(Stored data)
· · · · · · ·

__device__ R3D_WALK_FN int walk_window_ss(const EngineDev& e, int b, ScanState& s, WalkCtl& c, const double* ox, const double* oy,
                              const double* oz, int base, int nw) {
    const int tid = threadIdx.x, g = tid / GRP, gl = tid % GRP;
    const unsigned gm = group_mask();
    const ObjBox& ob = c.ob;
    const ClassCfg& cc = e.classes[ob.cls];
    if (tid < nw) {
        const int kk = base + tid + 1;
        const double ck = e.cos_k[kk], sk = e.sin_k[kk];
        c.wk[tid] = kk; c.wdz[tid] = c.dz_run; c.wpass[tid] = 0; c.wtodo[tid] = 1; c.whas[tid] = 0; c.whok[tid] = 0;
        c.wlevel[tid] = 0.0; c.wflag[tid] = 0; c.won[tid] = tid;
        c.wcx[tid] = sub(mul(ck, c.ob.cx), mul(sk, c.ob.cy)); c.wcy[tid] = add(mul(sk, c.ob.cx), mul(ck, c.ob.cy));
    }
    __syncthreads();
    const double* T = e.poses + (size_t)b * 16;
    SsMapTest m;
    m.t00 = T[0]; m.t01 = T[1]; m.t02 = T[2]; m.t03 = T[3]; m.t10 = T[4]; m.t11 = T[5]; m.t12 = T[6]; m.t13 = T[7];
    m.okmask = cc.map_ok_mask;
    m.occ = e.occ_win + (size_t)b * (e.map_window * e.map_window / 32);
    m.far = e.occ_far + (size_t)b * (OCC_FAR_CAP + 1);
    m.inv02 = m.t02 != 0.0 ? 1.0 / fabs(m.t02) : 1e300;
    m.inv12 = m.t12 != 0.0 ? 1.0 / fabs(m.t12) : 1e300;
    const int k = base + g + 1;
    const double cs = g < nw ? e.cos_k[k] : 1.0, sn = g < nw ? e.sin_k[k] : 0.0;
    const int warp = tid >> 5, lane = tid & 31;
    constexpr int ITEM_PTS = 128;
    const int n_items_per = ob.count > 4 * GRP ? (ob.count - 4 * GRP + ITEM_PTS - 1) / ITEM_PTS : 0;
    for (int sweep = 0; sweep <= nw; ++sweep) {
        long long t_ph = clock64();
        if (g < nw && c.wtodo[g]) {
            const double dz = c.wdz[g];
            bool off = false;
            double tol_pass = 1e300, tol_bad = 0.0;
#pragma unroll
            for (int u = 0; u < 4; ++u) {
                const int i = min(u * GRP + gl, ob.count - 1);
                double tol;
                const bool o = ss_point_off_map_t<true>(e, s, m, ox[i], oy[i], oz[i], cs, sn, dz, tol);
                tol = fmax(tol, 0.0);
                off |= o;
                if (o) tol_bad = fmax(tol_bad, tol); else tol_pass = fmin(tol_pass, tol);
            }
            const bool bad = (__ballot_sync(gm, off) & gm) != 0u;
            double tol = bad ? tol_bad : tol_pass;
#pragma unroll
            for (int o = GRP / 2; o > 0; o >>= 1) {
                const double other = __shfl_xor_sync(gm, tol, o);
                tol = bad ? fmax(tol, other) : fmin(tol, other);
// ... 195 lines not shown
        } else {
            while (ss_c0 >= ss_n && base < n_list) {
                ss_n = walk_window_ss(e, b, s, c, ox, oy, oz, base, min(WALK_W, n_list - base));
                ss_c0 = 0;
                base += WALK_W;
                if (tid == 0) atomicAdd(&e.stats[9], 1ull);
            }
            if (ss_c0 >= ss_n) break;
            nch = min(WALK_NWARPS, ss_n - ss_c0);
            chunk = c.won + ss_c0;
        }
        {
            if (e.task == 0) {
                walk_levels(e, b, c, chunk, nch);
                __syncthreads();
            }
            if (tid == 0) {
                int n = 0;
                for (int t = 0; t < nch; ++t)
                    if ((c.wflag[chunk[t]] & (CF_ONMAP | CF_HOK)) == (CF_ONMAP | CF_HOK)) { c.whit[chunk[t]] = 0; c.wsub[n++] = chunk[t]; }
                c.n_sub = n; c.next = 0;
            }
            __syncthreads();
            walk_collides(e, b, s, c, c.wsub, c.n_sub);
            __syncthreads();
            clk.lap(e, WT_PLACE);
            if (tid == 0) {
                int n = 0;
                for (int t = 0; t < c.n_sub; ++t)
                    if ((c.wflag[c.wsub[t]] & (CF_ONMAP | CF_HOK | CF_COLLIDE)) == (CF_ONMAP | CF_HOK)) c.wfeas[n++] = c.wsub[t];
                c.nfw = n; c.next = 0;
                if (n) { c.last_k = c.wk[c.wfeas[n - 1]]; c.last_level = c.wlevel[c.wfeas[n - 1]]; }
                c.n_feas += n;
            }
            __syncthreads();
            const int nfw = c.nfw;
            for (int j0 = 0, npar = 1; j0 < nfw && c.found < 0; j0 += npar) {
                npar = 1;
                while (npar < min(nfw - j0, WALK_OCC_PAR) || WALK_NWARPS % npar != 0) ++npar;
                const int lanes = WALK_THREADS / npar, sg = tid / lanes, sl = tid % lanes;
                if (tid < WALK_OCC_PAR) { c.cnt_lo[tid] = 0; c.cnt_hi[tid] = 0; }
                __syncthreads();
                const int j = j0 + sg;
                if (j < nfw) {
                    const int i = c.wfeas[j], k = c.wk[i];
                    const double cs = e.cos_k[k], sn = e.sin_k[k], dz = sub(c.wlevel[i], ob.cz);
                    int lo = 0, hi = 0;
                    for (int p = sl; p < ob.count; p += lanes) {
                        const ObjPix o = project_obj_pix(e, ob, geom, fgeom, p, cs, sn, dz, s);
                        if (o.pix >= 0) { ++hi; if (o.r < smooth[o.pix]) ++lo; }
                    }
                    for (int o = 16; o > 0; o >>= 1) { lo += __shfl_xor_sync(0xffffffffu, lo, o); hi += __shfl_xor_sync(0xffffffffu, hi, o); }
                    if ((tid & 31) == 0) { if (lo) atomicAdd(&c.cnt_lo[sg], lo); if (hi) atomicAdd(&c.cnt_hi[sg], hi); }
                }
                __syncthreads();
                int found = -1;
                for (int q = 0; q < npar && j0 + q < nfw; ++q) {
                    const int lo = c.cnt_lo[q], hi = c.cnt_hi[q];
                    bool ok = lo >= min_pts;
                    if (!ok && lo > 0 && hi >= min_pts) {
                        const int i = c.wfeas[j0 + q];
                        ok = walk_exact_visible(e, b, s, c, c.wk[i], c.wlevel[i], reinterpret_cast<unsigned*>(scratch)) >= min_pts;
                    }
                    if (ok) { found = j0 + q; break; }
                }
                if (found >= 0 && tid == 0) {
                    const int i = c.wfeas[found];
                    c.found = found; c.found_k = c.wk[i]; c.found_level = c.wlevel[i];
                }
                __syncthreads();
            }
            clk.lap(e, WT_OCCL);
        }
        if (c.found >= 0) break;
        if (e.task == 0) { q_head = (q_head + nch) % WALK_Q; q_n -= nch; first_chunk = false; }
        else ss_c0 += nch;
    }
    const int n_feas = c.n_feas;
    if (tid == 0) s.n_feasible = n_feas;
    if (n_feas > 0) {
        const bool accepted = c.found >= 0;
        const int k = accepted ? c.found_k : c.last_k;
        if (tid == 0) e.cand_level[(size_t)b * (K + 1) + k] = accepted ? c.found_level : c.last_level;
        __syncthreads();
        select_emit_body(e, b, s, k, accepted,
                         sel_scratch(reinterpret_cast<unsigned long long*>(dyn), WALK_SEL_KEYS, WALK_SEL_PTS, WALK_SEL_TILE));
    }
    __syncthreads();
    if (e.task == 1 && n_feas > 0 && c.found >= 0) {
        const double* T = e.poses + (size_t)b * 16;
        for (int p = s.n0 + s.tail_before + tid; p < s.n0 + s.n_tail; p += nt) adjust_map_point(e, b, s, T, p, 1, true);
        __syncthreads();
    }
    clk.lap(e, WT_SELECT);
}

· · · · · · ·

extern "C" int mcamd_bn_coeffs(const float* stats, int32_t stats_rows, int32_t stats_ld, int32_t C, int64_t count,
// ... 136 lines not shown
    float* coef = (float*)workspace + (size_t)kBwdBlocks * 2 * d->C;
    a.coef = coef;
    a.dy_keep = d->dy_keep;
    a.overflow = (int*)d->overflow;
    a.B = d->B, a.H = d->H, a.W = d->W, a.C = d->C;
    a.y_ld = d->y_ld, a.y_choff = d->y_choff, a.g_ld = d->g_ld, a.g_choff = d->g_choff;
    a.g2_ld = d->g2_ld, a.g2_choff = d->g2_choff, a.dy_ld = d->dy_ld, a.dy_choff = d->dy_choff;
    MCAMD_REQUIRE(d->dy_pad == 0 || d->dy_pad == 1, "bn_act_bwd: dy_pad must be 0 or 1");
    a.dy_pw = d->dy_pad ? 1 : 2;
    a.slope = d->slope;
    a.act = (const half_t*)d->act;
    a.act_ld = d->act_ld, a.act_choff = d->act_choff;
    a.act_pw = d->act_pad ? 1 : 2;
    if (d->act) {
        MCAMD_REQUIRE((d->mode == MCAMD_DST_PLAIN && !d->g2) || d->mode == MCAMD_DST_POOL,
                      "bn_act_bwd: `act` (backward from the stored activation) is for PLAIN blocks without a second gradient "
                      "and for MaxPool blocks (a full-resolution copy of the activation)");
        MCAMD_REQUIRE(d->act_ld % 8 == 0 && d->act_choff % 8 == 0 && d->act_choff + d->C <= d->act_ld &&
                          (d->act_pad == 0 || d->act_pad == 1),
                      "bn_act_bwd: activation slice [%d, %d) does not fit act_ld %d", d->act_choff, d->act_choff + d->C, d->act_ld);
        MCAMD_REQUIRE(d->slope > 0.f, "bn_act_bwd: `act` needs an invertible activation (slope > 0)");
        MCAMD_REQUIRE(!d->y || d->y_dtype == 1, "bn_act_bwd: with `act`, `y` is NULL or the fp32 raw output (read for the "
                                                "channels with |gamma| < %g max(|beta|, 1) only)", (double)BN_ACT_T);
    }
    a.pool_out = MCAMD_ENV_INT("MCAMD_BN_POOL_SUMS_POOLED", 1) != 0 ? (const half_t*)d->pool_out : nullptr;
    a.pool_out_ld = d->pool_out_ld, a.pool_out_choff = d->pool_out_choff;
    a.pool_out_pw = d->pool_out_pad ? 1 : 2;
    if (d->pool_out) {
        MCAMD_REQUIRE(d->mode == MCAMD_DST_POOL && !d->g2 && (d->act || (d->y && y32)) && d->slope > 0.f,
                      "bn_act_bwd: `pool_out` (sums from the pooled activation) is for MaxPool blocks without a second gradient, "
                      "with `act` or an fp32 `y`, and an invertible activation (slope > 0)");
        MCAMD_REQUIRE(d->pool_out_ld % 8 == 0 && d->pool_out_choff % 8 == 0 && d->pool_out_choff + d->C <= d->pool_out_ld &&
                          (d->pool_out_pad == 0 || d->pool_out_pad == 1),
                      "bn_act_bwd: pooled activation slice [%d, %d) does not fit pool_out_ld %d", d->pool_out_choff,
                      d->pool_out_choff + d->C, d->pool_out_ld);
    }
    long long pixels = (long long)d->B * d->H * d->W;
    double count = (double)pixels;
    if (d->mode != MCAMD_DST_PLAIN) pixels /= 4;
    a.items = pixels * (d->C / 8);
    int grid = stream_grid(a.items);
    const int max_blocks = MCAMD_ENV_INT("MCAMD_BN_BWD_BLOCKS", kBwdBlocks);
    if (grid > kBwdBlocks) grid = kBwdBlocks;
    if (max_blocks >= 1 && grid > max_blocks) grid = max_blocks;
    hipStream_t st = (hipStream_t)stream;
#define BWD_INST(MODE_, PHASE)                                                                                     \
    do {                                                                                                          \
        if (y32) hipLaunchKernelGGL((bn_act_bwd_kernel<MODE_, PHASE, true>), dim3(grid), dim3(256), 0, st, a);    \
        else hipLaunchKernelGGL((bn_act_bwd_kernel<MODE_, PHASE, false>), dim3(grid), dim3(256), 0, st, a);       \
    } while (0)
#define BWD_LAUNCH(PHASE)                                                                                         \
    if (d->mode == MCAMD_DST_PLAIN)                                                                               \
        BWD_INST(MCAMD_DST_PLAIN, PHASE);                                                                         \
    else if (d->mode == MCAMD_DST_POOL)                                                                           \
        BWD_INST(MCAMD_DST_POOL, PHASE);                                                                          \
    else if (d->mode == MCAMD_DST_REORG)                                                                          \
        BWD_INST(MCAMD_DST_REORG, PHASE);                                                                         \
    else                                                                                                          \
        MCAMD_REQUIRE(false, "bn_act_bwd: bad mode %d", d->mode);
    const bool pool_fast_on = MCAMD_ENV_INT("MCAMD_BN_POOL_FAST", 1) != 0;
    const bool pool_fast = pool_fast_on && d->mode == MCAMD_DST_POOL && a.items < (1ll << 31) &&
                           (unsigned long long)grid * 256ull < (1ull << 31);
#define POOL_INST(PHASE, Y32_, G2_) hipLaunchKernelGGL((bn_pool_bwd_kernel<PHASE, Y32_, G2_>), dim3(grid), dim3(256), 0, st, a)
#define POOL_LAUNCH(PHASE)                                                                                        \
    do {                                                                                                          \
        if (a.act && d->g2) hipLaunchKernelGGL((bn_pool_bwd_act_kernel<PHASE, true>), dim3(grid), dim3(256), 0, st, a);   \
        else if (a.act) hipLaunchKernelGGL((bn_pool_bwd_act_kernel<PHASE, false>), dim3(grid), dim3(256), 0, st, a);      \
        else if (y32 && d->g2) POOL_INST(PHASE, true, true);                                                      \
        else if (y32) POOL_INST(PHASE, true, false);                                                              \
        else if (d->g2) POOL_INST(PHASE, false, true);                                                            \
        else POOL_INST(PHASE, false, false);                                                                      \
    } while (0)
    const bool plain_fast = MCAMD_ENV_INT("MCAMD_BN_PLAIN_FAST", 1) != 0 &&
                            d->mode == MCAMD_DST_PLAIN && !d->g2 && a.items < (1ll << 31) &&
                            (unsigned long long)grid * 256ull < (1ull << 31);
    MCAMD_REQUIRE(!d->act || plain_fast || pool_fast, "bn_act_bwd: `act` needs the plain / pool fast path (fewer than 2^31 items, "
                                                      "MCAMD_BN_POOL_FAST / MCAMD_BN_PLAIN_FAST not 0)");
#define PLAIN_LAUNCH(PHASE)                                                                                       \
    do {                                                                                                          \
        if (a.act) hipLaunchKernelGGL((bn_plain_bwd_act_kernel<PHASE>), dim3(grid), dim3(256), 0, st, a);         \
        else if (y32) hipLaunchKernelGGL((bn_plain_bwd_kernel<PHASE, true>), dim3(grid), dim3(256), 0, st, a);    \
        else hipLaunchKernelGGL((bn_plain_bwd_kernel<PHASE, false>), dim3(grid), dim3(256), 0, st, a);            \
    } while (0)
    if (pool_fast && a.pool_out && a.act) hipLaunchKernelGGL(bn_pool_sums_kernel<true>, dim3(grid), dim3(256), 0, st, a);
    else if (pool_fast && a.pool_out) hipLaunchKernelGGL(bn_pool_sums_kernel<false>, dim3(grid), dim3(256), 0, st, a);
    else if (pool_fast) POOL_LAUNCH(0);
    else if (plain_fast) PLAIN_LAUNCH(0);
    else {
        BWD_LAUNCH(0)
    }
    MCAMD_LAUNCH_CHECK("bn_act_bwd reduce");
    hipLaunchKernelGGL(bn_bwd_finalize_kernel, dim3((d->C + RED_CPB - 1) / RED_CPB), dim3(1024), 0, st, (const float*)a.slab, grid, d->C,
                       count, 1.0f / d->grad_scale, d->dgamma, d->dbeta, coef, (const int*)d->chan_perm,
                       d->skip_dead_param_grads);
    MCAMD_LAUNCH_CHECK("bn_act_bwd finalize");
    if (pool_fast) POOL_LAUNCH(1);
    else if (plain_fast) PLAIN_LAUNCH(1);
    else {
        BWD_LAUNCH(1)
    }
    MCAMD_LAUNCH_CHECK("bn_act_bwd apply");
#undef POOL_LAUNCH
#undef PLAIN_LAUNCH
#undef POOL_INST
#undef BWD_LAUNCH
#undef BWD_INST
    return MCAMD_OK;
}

· · · · · · ·

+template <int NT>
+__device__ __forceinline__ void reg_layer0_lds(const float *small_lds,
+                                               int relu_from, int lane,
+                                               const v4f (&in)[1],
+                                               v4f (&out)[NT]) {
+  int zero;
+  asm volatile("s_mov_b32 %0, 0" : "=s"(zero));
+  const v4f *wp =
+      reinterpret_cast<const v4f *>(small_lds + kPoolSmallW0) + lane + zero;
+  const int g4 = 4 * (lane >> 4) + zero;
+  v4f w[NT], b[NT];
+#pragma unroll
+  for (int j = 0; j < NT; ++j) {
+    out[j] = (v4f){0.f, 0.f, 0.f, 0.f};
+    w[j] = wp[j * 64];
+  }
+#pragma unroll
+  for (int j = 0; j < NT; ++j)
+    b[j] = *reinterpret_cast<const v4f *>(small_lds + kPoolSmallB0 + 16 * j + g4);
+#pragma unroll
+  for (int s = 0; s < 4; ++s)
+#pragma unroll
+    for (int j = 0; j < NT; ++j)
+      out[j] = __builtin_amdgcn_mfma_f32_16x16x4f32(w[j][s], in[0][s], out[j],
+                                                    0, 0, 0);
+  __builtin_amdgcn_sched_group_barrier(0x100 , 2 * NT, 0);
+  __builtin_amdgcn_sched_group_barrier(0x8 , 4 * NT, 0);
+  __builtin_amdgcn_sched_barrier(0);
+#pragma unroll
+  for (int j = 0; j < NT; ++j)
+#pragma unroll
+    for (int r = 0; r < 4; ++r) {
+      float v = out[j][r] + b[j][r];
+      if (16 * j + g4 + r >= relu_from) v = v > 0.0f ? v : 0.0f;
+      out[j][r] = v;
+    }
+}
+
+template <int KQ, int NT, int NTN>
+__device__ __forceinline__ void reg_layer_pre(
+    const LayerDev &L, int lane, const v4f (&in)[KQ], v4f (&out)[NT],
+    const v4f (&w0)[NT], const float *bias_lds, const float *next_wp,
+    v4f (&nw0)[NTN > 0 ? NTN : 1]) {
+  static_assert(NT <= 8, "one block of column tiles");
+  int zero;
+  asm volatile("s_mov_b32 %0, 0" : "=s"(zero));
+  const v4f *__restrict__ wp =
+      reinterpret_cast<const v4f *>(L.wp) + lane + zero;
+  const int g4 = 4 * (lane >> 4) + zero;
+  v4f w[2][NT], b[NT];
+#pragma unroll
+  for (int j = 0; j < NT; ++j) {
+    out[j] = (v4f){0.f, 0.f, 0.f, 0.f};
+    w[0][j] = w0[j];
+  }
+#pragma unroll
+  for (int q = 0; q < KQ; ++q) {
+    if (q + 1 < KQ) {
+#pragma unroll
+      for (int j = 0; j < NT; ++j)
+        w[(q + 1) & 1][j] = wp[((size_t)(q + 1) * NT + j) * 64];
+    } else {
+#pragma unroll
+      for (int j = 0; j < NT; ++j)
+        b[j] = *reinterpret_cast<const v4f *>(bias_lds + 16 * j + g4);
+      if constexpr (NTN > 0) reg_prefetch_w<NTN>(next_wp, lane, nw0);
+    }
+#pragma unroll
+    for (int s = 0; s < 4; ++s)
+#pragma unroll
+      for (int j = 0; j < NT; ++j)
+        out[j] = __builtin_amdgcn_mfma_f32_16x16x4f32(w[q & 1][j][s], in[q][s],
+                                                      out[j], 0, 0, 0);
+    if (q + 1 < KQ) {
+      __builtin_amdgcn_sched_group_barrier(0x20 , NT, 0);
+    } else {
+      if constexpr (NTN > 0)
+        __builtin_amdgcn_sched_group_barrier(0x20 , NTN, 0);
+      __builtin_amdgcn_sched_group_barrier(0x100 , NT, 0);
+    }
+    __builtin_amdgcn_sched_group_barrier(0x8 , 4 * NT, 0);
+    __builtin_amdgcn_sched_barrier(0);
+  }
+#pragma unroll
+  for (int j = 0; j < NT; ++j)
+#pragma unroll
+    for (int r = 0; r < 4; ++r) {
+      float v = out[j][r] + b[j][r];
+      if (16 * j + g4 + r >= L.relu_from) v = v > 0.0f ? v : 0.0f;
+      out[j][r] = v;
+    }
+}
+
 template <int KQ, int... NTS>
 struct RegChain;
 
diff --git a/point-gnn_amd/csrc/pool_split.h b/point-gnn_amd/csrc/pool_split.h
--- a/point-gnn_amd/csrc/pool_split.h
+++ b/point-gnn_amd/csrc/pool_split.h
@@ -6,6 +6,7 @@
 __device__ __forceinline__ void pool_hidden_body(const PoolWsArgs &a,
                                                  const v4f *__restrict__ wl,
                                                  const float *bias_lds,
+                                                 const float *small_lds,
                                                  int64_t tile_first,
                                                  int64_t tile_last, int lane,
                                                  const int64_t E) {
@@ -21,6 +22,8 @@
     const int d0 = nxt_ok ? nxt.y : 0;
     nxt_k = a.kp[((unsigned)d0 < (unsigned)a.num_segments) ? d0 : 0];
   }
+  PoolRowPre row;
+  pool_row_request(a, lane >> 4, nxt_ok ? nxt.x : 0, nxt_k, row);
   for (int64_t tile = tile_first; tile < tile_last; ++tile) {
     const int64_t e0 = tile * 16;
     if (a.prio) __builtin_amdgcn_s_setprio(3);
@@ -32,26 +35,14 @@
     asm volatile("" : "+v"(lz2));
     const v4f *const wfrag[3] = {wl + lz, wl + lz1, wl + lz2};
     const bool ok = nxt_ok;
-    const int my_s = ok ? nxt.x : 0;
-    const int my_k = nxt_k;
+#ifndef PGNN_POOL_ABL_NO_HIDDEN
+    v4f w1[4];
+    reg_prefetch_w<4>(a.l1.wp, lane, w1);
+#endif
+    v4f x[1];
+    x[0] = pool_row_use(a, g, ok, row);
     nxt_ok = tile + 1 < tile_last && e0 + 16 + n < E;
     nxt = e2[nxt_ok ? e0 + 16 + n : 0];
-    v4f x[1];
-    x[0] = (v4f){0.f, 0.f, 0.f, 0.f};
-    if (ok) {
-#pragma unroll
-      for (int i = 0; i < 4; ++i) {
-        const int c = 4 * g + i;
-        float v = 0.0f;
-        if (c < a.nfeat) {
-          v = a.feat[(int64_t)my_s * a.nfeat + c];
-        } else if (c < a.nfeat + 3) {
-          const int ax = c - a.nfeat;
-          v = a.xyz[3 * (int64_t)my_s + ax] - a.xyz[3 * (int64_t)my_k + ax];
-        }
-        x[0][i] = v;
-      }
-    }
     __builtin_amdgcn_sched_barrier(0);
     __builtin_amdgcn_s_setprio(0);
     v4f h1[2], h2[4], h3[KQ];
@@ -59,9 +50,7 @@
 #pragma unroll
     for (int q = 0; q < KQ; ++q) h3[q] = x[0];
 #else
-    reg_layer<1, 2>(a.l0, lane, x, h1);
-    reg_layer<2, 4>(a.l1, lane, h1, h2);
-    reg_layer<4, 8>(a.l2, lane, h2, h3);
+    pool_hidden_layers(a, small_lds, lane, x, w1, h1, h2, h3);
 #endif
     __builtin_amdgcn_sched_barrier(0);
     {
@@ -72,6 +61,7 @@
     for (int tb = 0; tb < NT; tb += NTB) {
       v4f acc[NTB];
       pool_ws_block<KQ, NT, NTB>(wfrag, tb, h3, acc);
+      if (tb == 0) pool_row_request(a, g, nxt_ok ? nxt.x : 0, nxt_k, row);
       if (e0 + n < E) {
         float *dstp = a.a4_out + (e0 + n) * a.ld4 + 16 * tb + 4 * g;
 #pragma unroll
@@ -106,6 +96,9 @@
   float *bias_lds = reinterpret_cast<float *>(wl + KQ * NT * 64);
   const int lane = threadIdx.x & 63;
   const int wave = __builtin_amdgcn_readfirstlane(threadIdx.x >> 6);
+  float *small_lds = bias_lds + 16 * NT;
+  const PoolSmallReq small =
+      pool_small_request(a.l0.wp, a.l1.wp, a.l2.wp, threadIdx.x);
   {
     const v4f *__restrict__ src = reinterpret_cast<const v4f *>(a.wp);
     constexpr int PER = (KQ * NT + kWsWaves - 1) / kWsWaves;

· · · · · · ·

▸ Exercise details
Using the data above, transcribe the lines that run from the line with "R3D_WALK_FN int walk_window_ss(const" to the line with "const double ck", both ends kept, and output nothing else.

▸ Written response
__device__ R3D_WALK_FN int walk_window_ss(const EngineDev& e, int b, ScanState& s, WalkCtl& c, const double* ox, const double* oy,
                              const double* oz, int base, int nw) {
    const int tid = threadIdx.x, g = tid / GRP, gl = tid % GRP;
    const unsigned gm = group_mask();
    const ObjBox& ob = c.ob;
    const ClassCfg& cc = e.classes[ob.cls];
    if (tid < nw) {
        const int kk = base + tid + 1;
        const double ck = e.cos_k[kk], sk = e.sin_k[kk];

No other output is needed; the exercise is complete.